前世80年代本市破獲了一起重大的拐賣人口案件,當在本地電視新聞看到主犯介紹時,她老公還相當吃驚因為這個主犯就是住在他家隔壁,而且那些沒被轉移走的被拐人口就關在跟他家一牆之隔的院子里。這個主犯從70年代初開始利用貨車司機的便利,將被拐人口賣到全國各地。

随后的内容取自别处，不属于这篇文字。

## Add streaming weight-gradient finish kernels with wave-per-row reduction for 1x1 layers

Adds a new 3x3 wgrad finish kernel that runs 576 threads per row, caps the per-group partial-tile loop with a host-computed maxt, and unrolls the vectorised loads 8 deep. It also adds a 1x1 finish path that gives each wave one output row, reducing the slabs in registers with wave_sum instead of LDS and block barriers, packing 8 rows per block. Both paths are on by default and can be disabled with an environment variable. The aim is to cut memory latency and sync overhead in the gradient finish stage. The cost is higher register pressure and more code paths to maintain.

```diff
diff --git a/tinyedm_amd/csrc/conv_wgrad3.hip b/tinyedm_amd/csrc/conv_wgrad3.hip
--- a/tinyedm_amd/csrc/conv_wgrad3.hip
+++ b/tinyedm_amd/csrc/conv_wgrad3.hip
@@ -404,6 +404,7 @@
   float scale;
   int accumulate;
   long stage0;
+  int maxt;
 };
 struct F3Group {
   F3Layer L[MAXL];
@@ -517,6 +518,120 @@
       if (e < n) {
         const float v = c0 * (gsm[e] - wpre[k] * c1);
         outp[e] = accumulate ? outp[e] + v : v;
+      }
+    }
+  } else {
+    for (int e = threadIdx.x; e < n; e += blockDim.x) {
+      const float v = c0 * (gsm[e] - row[e] * c1);
+      outp[e] = accumulate ? outp[e] + v : v;
+    }
+  }
+}
+
+constexpr int F3_THREADS = 576, F3_UJ = 8;
+
+__global__ __launch_bounds__(F3_THREADS) void k_wgrad3_finish_stream(const F3Group* __restrict__ gp) {
+  const F3Group& g = *gp;
+  extern __shared__ __attribute__((aligned(16))) float gsm[];
+  __shared__ float red[16];
+  int li = 0;
+  {
+    int hi = g.nlayers - 1;
+    while (li < hi) {
+      const int mid = (li + hi + 1) >> 1;
+      if ((int)blockIdx.x >= g.L[mid].row0) li = mid;
+      else hi = mid - 1;
+    }
+  }
+  const int r = blockIdx.x - g.L[li].row0;
+  const int I = g.L[li].I, tiles_ci = g.L[li].tiles_ci, nst = g.L[li].nst;
+  const int n = I * 9;
+  const int mo = g.L[li].perm ? g.L[li].perm[r] : r;
+  const float* __restrict__ row = g.L[li].w + (long)mo * n;
+  float* __restrict__ outp = g.L[li].grad + (long)mo * n;
+  const int accumulate = g.L[li].accumulate;
+  const int tco = r / TCO, rl = r - tco * TCO;
+  const float scale = g.L[li].scale;
+  constexpr int WPF = 13;
+  const bool pf = n <= WPF * F3_THREADS;
+  float wpre[WPF], opre[WPF];
+  if (pf) {
+#pragma unroll
+    for (int k = 0; k < WPF; ++k) {
+      const int e = threadIdx.x + k * F3_THREADS;
+      wpre[k] = e < n ? row[e] : 0.f;
+      opre[k] = (accumulate && e < n) ? outp[e] : 0.f;
+    }
+  }
+  const int items = tiles_ci * 9 * 16;
+  const int gco = g.L[li].gco, gci = g.L[li].gci, ksplit = g.L[li].ksplit, maxt = g.L[li].maxt;
+  const f32x4 zero4 = {0.f, 0.f, 0.f, 0.f};
+  for (int idx = threadIdx.x; idx < items; idx += F3_THREADS) {
+    const int c4 = idx & 15, tt = idx >> 4;
+    const int tp = tt % 9, tci = tt / 9;
+    f32x4 a = zero4;
+    for (int ksh = 0; ksh < ksplit; ++ksh) {
+      int grp, member;
+      if (ksplit > 1) {
+        const int v = ksh * (g.L[li].tiles_co * tiles_ci) + tco * tiles_ci + tci;
+        grp = v >> 3;
+        member = v & 7;
+      } else {
+        grp = (tco / gco) * g.L[li].nblk_ci + tci / gci;
+        member = (tco % gco) * gci + tci % gci;
+      }
+      const long s0 = g.L[li].stage0 + (long)grp * nst;
+      const int w_lo = (int)(s0 / g.q), w_hi = (int)((s0 + nst - 1) / g.q);
+      const int cnt = w_hi - w_lo + 1;
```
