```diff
@@ -496,6 +557,7 @@
           if (gw == ((m + 1) & 3) && m >= 1) alive = mbar_wait(bar(BAR_HD + 2 * (m - 1) + s), phs, abort_flag, 0x3100000 | (m << 8) | l, p.wait_limit) && alive;
           if (gw == ((m + 2) & 3) && m >= 2) alive = mbar_wait(bar(BAR_HD + 2 * (m - 2) + s), phs, abort_flag, 0x3200000 | (m << 8) | l, p.wait_limit) && alive;
           group_sync(m);
+          if (l == 0) TRACE_AT(tracing_next && row == 0, m, kNextRow, 4);
           TRACE(m, l, 1);
           if (handoff && !(SRWN_VAR & 1) && gw == (m == 0 ? 1 : 0) && lane == 0) {
             const int rows = ring_rows_of((int)dl, m, CH);
@@ -513,6 +575,7 @@
             }
             __syncwarp();
           }
+          if (l == 0) TRACE_AT(tracing_next && issuer && elected, m, kNextRow, 5);
           TRACE(m, l, 2);
           bool next_ok = true;
           if (l + 1 < Lc && !issuer) {
@@ -650,6 +713,7 @@
           }
         }
 
+        TRACE_AT(tracing, m, kPhaseRow, 0);
         if (TEACHER) {
           if (do_head) {
             const float* s_hb = reinterpret_cast<const float*>(smem + SM::hbias);
@@ -657,6 +721,7 @@
             const uint32_t a3_lo = ((sbase + SM::hbuf + m * (16 * kTile * 16)) >> 4) + ((uint32_t)kTile << 16);
             alive = mbar_wait(bar(BAR_G1 + ((L - 1) & 1)), (U0((L - 1) & 1) + ((L - 1) >> 1)) & 1, abort_flag, 0x2500000 | (m << 8), p.wait_limit) && alive;
             alive = mbar_wait(bar(BAR_WEMPTY + ((L - 1) & 1)), (U0((L - 1) & 1) + ((L - 1) >> 1)) & 1, abort_flag, 0x2510000 | (m << 8), p.wait_limit) && alive;
+            TRACE_AT(tracing, m, kPhaseRow, 1);
             tc_fence_after();
 #pragma unroll 1
             for (int hs = 0; hs < 2; hs++) {
@@ -670,6 +735,7 @@
               tc_fence_before();
               fence_async_smem();
               group_sync(m);
+              TRACE_AT(tracing, m, kPhaseRow, 2 + 2 * hs);
               if (issuer) {
                 tc_fence_after();
                 if (leader && !*abort_flag) {
@@ -683,12 +749,15 @@
                 }
                 __syncwarp();
               }
+              if (kPrefetch && hs == 0) prefetch_next();
               alive = mbar_wait(bar(BAR_HDD + m), (head_idx * 2 + hs) & 1, abort_flag, 0x2600000 | (m << 8) | hs, p.wait_limit) && alive;
+              TRACE_AT(tracing, m, kPhaseRow, 3 + 2 * hs);
               tc_fence_after();
             }
             tc_ld32(d_conv + lane_addr, v);
             tc_wait_ld();
             tc_fence_before();
+            TRACE_AT(tracing, m, kPhaseRow, 6);
             if (alive && in_utt && t >= sg.t_out) {
 #pragma unroll
               for (int j = 0; j < 32; j++) v[j] += s_hb[256 + j];
@@ -720,6 +789,10 @@
                 nll_acc += (double)nl;
               }
             }
+            TRACE_AT(tracing, m, kPhaseRow, 7);
+          } else if (kPrefetch) {
+            group_sync(m);
+            prefetch_next();
           }
         } else {
           const float* s_hb = reinterpret_cast<const float*>(smem + SM::hbias);
@@ -758,13 +831,18 @@
       u0e += (Lc + 1) >> 1; u0o += Lc >> 1; lay_base += Lc;
       tc_fence_before();
       asm volatile("fence.proxy.async;" ::: "memory");
+      [[maybe_unused]] const bool trace_bar = tracing_chunk && lane == 0 && (warp == kLoadWarp || ((warp & 3) == 0 && warp <= 4 * NT));
+      [[maybe_unused]] const int trace_role = warp == kLoadWarp ? 6 : (((warp - 1) >> 2) + 1) % NT;
+      TRACE_AT(trace_bar, trace_role, kPhaseRow, 8);
       __syncthreads();
+      TRACE_AT(trace_bar, trace_role, kPhaseRow, 9);
       tc_fence_after();
       if (*abort_flag) break;
     }
     if (*abort_flag) break;
   }
 
+  if constexpr (kPrefetch) asm volatile("cp.async.wait_all;" ::: "memory");
   if (TEACHER && p.nll_partial) {
     double* s_red = reinterpret_cast<double*>(smem + SM::cbuf);
     for (int s = 16; s >= 1; s >>= 1) nll_acc += __shfl_xor_sync(0xffffffffu, nll_acc, s);
@@ -1157,6 +1235,7 @@
 #ifdef SRWN_TUNING
   p->trace = getenv("SRWN_TRACE") ? w.trace : nullptr;
   p->trace_chunk = getenv("SRWN_TRACE") ? atoi(getenv("SRWN_TRACE")) : 0;
+  p->trace_cta = getenv("SRWN_TRACE_CTA") ? atoi(getenv("SRWN_TRACE_CTA")) : 0;
 #endif
   return SRWN_OK;
 }
```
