static int nbr_new(safe_ctx *ctx, int64_t n, safe_nbr **out) {
    SAFE_REQUIRE(n >= 1 && n < (1ll << 31) - 64, "neighborhood size n=%lld out of range", (long long)n);
    safe_nbr *nbr = new safe_nbr();
    nbr->ctx = ctx;
    nbr->n = n;
    nbr->words = ceil_div(n, 64);
    int rc = dev_alloc(&nbr->bits, static_cast<size_t>(n) * nbr->words);
    if (rc != SAFE_OK) {
        nbr_free(nbr);
        return rc;
    }
    *out = nbr;
    return SAFE_OK;
// ... 11 lines not shown
                                  ctx->stream));
    SAFE_HIP_CHECK(safe_stream_sync(ctx->stream));
    (void)hipFree(d_count);

    std::vector<int32_t> row_ptr(n + 1, 0);
    int64_t nnz = 0, max_count = 0;
    for (int64_t i = 0; i < n; ++i) {
        nnz += nbr->h_row_count[i];
        max_count = std::max<int64_t>(max_count, nbr->h_row_count[i]);
        SAFE_REQUIRE(nnz < (1ll << 31), "membership has too many entries for int32 CSR offsets");
        row_ptr[i + 1] = static_cast<int32_t>(nnz);
    }
    nbr->nnz = nnz;
    nbr->max_count = max_count;

    std::vector<int32_t> order(n);
    std::iota(order.begin(), order.end(), 0);
    std::stable_sort(order.begin(), order.end(), [&](int32_t a, int32_t b) {
        return nbr->h_row_count[a] > nbr->h_row_count[b];
    });
    nbr->n_slices = ceil_div(n, 64);
    std::vector<int32_t> sell_row(nbr->n_slices * 64, -1);
    std::copy(order.begin(), order.end(), sell_row.begin());
    std::vector<int32_t> sell_pos(n);
    for (int64_t t = 0; t < n; ++t) sell_pos[order[t]] = static_cast<int32_t>(t);
    nbr->h_slice_width.assign(nbr->n_slices, 0);
    nbr->h_slice_off.assign(nbr->n_slices + 1, 0);
    for (int64_t s = 0; s < nbr->n_slices; ++s) {
        int32_t wdt = nbr->h_row_count[order[s * 64]];
        wdt = (wdt + 7) & ~7;
        nbr->h_slice_width[s] = wdt;
        nbr->h_slice_off[s + 1] = nbr->h_slice_off[s] + static_cast<int64_t>(wdt) * 64;
    }
    nbr->sell_entries = nbr->h_slice_off[nbr->n_slices];

    SAFE_TRY(dev_alloc(&nbr->row_ptr, n + 1));
    SAFE_TRY(dev_alloc(&nbr->col, nnz));
    SAFE_TRY(dev_alloc(&nbr->sell_row, nbr->n_slices * 64));
    SAFE_TRY(dev_alloc(&nbr->sell_pos, n));
    SAFE_HIP_CHECK(hipMemcpyAsync(nbr->sell_pos, sell_pos.data(), n * sizeof(int32_t), hipMemcpyHostToDevice, ctx->stream));
    SAFE_TRY(dev_alloc(&nbr->slice_off, nbr->n_slices + 1));
    SAFE_TRY(dev_alloc(&nbr->slice_width, nbr->n_slices));
    SAFE_TRY(dev_alloc(&nbr->sell_col, nbr->sell_entries));
    SAFE_HIP_CHECK(hipMemcpyAsync(nbr->row_ptr, row_ptr.data(), (n + 1) * sizeof(int32_t), hipMemcpyHostToDevice,
                                  ctx->stream));
    SAFE_HIP_CHECK(hipMemcpyAsync(nbr->sell_row, sell_row.data(), sell_row.size() * sizeof(int32_t),
                                  hipMemcpyHostToDevice, ctx->stream));
    SAFE_HIP_CHECK(hipMemcpyAsync(nbr->slice_off, nbr->h_slice_off.data(), (nbr->n_slices + 1) * sizeof(int64_t),
                                  hipMemcpyHostToDevice, ctx->stream));
    SAFE_HIP_CHECK(hipMemcpyAsync(nbr->slice_width, nbr->h_slice_width.data(), nbr->n_slices * sizeof(int32_t),
                                  hipMemcpyHostToDevice, ctx->stream));
    hipLaunchKernelGGL(k_fill_csr, dim3(ceil_div(n * 64, 256)), dim3(256), 0, ctx->stream, nbr->bits, n, nbr->words,
                       nbr->row_ptr, nbr->col);
    hipLaunchKernelGGL(k_fill_sell, dim3(nbr->n_slices), dim3(64), 0, ctx->stream, nbr->row_ptr, nbr->col,
                       nbr->sell_row, nbr->slice_off, nbr->slice_width, nbr->n_slices, static_cast<int32_t>(n),
                       nbr->sell_col);
    if (n < 32768) {
        const int64_t total = nbr->sell_entries + 1024;
        SAFE_TRY(dev_alloc(&nbr->sell_col2, total));
        hipLaunchKernelGGL(k_sell_scale16, dim3(ceil_div(total, 256)), dim3(256), 0, ctx->stream, nbr->sell_col,
                           nbr->sell_entries, total, static_cast<uint32_t>(2 * n), nbr->sell_col2);
        SAFE_TRY(dev_alloc(&nbr->sell_col2b, total));
        hipLaunchKernelGGL(k_sell_blocked16, dim3(nbr->n_slices + 1), dim3(256), 0, ctx->stream, nbr->sell_col, nbr->slice_off,
                           nbr->slice_width, nbr->n_slices, nbr->sell_entries, total, static_cast<uint32_t>(2 * n),
                           nbr->sell_col2b);
    }
    SAFE_HIP_CHECK(hipGetLastError());
    SAFE_HIP_CHECK(safe_stream_sync(ctx->stream));
    return SAFE_OK;
}
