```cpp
namespace {
// ... 212 lines not shown
      hidden = p.h_cross[i];
      ldh = C;
      if (tables && i == 0 && !anchor_from_y3) return anchor_rows_f3(i);
      return POEM_OK;
    }
    for (int a = 0; a < 2; ++a) {
      const int ab = bb + (a == 0 ? B_A1 : B_A2);
      float* hout = a == 0 ? p.h_attn : p.h_cross[i];
      const float* qptr = p.qeqp + C;
      int ldq = 2 * C;
      if (a == 1) {
        const int rc = gemm(hidden, ldh, ab + 0, ab + 1, nullptr, 0, p.qp, C, BQ, C, C, POEM_ACT_NONE);
        if (rc != POEM_OK) return rc;
        qptr = p.qp;
        ldq = C;
      }
      if (ov && a == 0) HIPCHK(hipStreamWaitEvent(s, h->ev_bps[i], 0));
      if (h->precision == POEM_PRECISION_SPLIT_F16X3_ALL) poem_cross_attention_split(h->kv_presplit[i] ? 2 : 1);
      if (h->precision == POEM_PRECISION_FP32 && merge_in_attention() && poem_cross_attention_merges(S, C, c.heads))
        HIPCHK(poem_launch_cross_attention_merged(qptr, ldq, Q, p.y1[i] + (size_t)(2 * a) * BSP * C, p.y1[i] + (size_t)(2 * a + 1) * BSP * C,
                                                  p.ctx, B, Q, S, C, c.heads, s));
      else
        HIPCHK(poem_launch_cross_attention_img(qptr, ldq, p.y1[i] + (size_t)(2 * a) * BSP * C, p.y1[i] + (size_t)(2 * a + 1) * BSP * C,
                                               p.ctx, B, Q, S, C, c.heads, p.attn_scratch, s));
      const int rc = gemm(p.ctx, C, ab + 6, ab + 7, hidden, ldh, p.att, C, BQ, C, C, POEM_ACT_NONE);
      if (rc != POEM_OK) return rc;
      HIPCHK(poem_launch_layernorm(p.att, h->R(ab + 8), h->R(ab + 9), hout, BQ, C, c.ln_eps, s));
      hidden = hout;
      ldh = C;
    }
    if (tables && i == 0) {
      HIPCHK(poem_launch_gemm(hidden, C, h->fused[i].w[2], h->fused[i].b[2], nullptr, 0, p.y3, 3 * C, BQ, C, C, POEM_ACT_NONE, s));
      return anchor_rows_f3(i);
    }
    HIPCHK(poem_launch_gemm_split(hidden, C, h->fused[i].w[2], h->fused[i].b[2], nullptr, 0, p.y3, 3 * C, BQ, 3 * C, C, POEM_ACT_NONE,
                                  3 * C, POEM_ACT_NONE, s));
    return POEM_OK;
  }

  int vector_self(int i) {
    const int vsb = h->block_base(i) + B_VS;
    const float* xyz = p.xyz[i];
    if (ov && i > 0 && !knn_waited[i]) HIPCHK(hipStreamWaitEvent(s, h->ev_knn[i], 0));
    const bool prof = prof_begin();
    const int kq = shared ? 32 : (h->knn_query ? h->knn_query : c.knn);
    if (h->precision != POEM_PRECISION_FP32) {
      if (kq != 32) return POEM_E_UNSUPPORTED;
      const auto& sw = h->split[2 * i];
      HIPCHK(poem_launch_vector_attention_split(xyz, xyz, anchor, idx_s, shared, p.y3, p.y3 + C, p.y3 + 2 * C, Q, h->R(vsb + 4),
                                                h->R(vsb + 5), sw.w[0], h->R(vsb + 7), sw.w[1], sw.w[2], sw.scales, p.rs, B, Q, C,
                                                3 * C, 3 * C, 3 * C, s));
    } else if (tables && i == 0) {
      if (ov && h->tables_pending) HIPCHK(hipStreamWaitEvent(s, h->ev_tab, 0));
      if (anchor_from_y3)
        HIPCHK(poem_launch_vector_attention_anchored(h->anchor_idx, p.y3, p.y3 + C, p.y3 + 2 * C, Q, h->P(vsb + 10), p.tab_g[0], p.tab_p[0],
                                                     p.rs, B, Q, C, 3 * C, 3 * C, 3 * C, s));
      else {
      if (ov) HIPCHK(hipStreamWaitEvent(s, h->ev_xyz[0], 0));
      HIPCHK(poem_launch_vector_attention_anchored(p.ident, p.y3, p.anch_kv[0], p.anch_kv[0] + C, 32, h->P(vsb + 10), p.tab_g[0],
                                                   p.tab_p[0], p.rs, B, Q, C, 3 * C, 2 * C, 2 * C, s));
      }
    } else if (!shared && p.idx_ld != 32) {
      HIPCHK(poem_launch_vector_attention_k(xyz, xyz, idx_s, kq, p.idx_ld, p.y3, p.y3 + C, p.y3 + 2 * C, Q, h->R(vsb + 4), h->R(vsb + 5),
                                            h->P(vsb + 6), h->R(vsb + 7), h->fused[i].w[5], h->R(vsb + 9), h->P(vsb + 10), h->R(vsb + 11),
                                            p.rs, B, Q, C, 3 * C, 3 * C, 3 * C, 1, s));
    } else {
      poem_vecattn_one_query_blocks(h->va_p1);
      poem_vecattn_valid_neighbours(kq);
      const hipError_t ve = poem_launch_vector_attention(xyz, xyz, anchor, idx_s, shared, p.y3, p.y3 + C, p.y3 + 2 * C, Q, h->R(vsb + 4),
                                                         h->R(vsb + 5), h->P(vsb + 6), h->R(vsb + 7), h->fused[i].w[5], h->R(vsb + 9),
                                                         h->P(vsb + 10), h->R(vsb + 11), p.rs, B, Q, C, 3 * C, 3 * C, 3 * C, 1, s);
      poem_vecattn_valid_neighbours(32);
      poem_vecattn_one_query_blocks(0);
      HIPCHK(ve);
    }
    if (const int rc = prof_end(prof, tables && i == 0 ? 1 : 0); rc != POEM_OK) return rc;
    if (chain) {
      ChainArgs cc = chain_args(1);
      cc.x = p.rs; cc.ldx = C;
      cc.w1 = (const float4*)h->P(vsb + 2); cc.b1 = h->R(vsb + 3); cc.res = hidden; cc.ldres = C; cc.res_mod = 0;
      cc.y1 = p.f_self[i]; cc.ldy1 = C;
      cc.w2 = (const float4*)h->fused[i].w[4]; cc.b2 = h->fused[i].b[4]; cc.n2 = 1; cc.y2 = p.qc; cc.ldy2 = C;
      HIPCHK(poem_launch_chain(&cc, C, s));
      return POEM_OK;
    }
    if (const int rc = gemm(p.rs, C, vsb + 2, vsb + 3, hidden, C, p.f_self[i], C, BQ, C, C, POEM_ACT_NONE); rc != POEM_OK) return rc;
    HIPCHK(poem_launch_gemm(p.f_self[i], C, h->fused[i].w[4], h->fused[i].b[4], nullptr, 0, p.qc, C, BQ, C, C, POEM_ACT_NONE, s));
    return POEM_OK;
  }

  int vector_cross(int i) {
    const int vcb = h->block_base(i) + B_VC;
    const float* xyz = p.xyz[i];
    if (ov && (wmask & 2) && i == 0 && defer_at() == 0)
      for (int k = 1; k < c.nblocks; ++k) {
        HIPCHK(hipStreamWaitEvent(s, h->ev_bps[k], 0));
        bps_waited[k] = true;
      }
    const bool prof = prof_begin();
    const int kc = shared ? 32 : c.knn;
    if (h->precision != POEM_PRECISION_FP32) {
      if (kc != 32) return POEM_E_UNSUPPORTED;
      const auto& sw = h->split[2 * i + 1];
      HIPCHK(poem_launch_vector_attention_split(xyz, pt_xyz_rows, anchor, idx_c, shared, p.qc, p.y1[i] + 4 * (size_t)BSP * C,
                                                p.y1[i] + 5 * (size_t)BSP * C, SP, h->R(vcb + 4), h->R(vcb + 5), sw.w[0],
                                                h->R(vcb + 7), sw.w[1], sw.w[2], sw.scales, p.rc, B, Q, C, C, C, C, s));
    } else if (tables && i == 0) {
      if (ov) HIPCHK(hipStreamWaitEvent(s, h->ev_xyz[0], 0));
      HIPCHK(poem_launch_vector_attention_anchored(p.ident, p.qc, p.anch_kv[1], p.anch_kv[1] + C, 32, h->P(vcb + 10), p.tab_g[1],
                                                   p.tab_p[1], p.rc, B, Q, C, C, 2 * C, 2 * C, s));
    } else if (!shared && p.idx_ld != 32) {
      HIPCHK(poem_launch_vector_attention_k(xyz, pt_xyz_rows, idx_c, kc, p.idx_ld, p.qc, p.y1[i] + 4 * (size_t)BSP * C, p.y1[i] + 5 * (size_t)BSP * C,
                                            SP, h->R(vcb + 4), h->R(vcb + 5), h->P(vcb + 6), h->R(vcb + 7), h->fused[i].w[6], h->R(vcb + 9),
                                            h->P(vcb + 10), h->R(vcb + 11), p.rc, B, Q, C, C, C, C, 1, s));
    } else {
      poem_vecattn_one_query_blocks(h->va_p1);
      poem_vecattn_valid_neighbours(kc);
      const hipError_t ve = poem_launch_vector_attention(xyz, pt_xyz_rows, anchor, idx_c, shared, p.qc, p.y1[i] + 4 * (size_t)BSP * C,
                                                         p.y1[i] + 5 * (size_t)BSP * C, SP, h->R(vcb + 4), h->R(vcb + 5), h->P(vcb + 6),
                                                         h->R(vcb + 7), h->fused[i].w[6], h->R(vcb + 9), h->P(vcb + 10), h->R(vcb + 11), p.rc, B,
                                                         Q, C, C, C, C, 1, s);
      poem_vecattn_valid_neighbours(32);
      poem_vecattn_one_query_blocks(0);
      HIPCHK(ve);
    }
    return prof_end(prof, tables && i == 0 ? 1 : 0);
  }

  int parametric_tail(int i) {
    const int bb = h->block_base(i);
    HIPCHK(poem_launch_q3_flatten(feats, h->R(bb + B_FLAT_W), h->R(bb + B_FLAT_B), p.q3t, B, Q, C, s));
    HIPCHK(poem_launch_narrow_linear(p.q3t, C, h->R(bb + B_MANO_W), h->R(bb + B_MANO_B), nullptr, p.par, B, C, 106, s));
    HIPCHK(poem_launch_rot6d_to_aa(p.par, pose_aa, betas, B, s));
    if (h->mano_table) HIPCHK(poem_launch_mano_lbs(pose_aa, betas, h->mano_table, p.mano_verts, p.mano_joints, B, h->mano_center, s));
    return POEM_OK;
  }

  int tail(int i, bool* done) {
    const int bb = h->block_base(i), vcb = bb + B_VC;
    const float* xyz = p.xyz[i];
    const bool last = i == c.nblocks - 1;
    const bool feats_dead = last && !c.parametric && !h->taps;
    *done = feats_dead;
    if (chain) {
      ChainArgs cd = chain_args(2);
      cd.x = p.rc; cd.ldx = C;
      cd.w1 = (const float4*)h->P(vcb + 2); cd.b1 = h->R(vcb + 3); cd.res = p.f_self[i]; cd.ldres = C; cd.res_mod = 0;
      cd.y1 = p.f_cross[i]; cd.ldy1 = C;
      cd.wf4 = (const float4*)h->fused[i].w[3]; cd.bf4 = h->fused[i].b[3];
      cd.wreg2 = h->R(bb + B_REG2_W); cd.breg2 = h->R(bb + B_REG2_B); cd.xyz_in = xyz; cd.xyz_out = p.xyz[i + 1];
      HIPCHK(poem_launch_chain(&cd, C, s));
      if (feats_dead) return POEM_OK;
      const bool early = ov && h->knn_early && !last;
      const bool d2_first = early && h->d2_first != 0;
      if (early && d2_first) HIPCHK(hipEventRecord(h->ev_xyz[i + 1], s));
      if (early && !d2_first)
        if (const int rc = neighbour_searches(i + 1); rc != POEM_OK) return rc;
      ChainArgs ce = chain_args(3);
      ce.x = p.f_cross[i]; ce.ldx = C;
      ce.wf4 = (const float4*)h->fused[i].w[3]; ce.bf4 = h->fused[i].b[3];
      ce.wout = (const float4*)h->P(bb + B_OUT_W); ce.bout = h->R(bb + B_OUT_B);
      ce.ln2_g = h->R(bb + B_LN_W); ce.ln2_b = h->R(bb + B_LN_B); ce.y3 = p.feats[i]; ce.ldy3 = C;
      if (!last) {
// ... 67 lines not shown
```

後來,有小道消息說這件案子之所以快速審理判決還是因為上面一個大人物的親人就在70年代初被這個團伙的人綁架最後賣到偏遠山區。
也許謝春杏確實得到了命運之神的眷顧,她這次幫忙解救的人中,正好就有那個人的孫子,所以上面才特別重視。而她得到的好處何止眼前的一點。
宣布完,謝春杏就被這次過來的人用車拉走,聽說有位領導要接見她,後來謝韻聽村裡人說,謝春杏被車送回來時,還拉了一車的禮物。
謝韻知道后,心中道一句果然如此。
還是那句話,謝春杏仗著重生的便利只要不找她麻煩,就是把天給翻過來都跟她一毛錢關係也沒有。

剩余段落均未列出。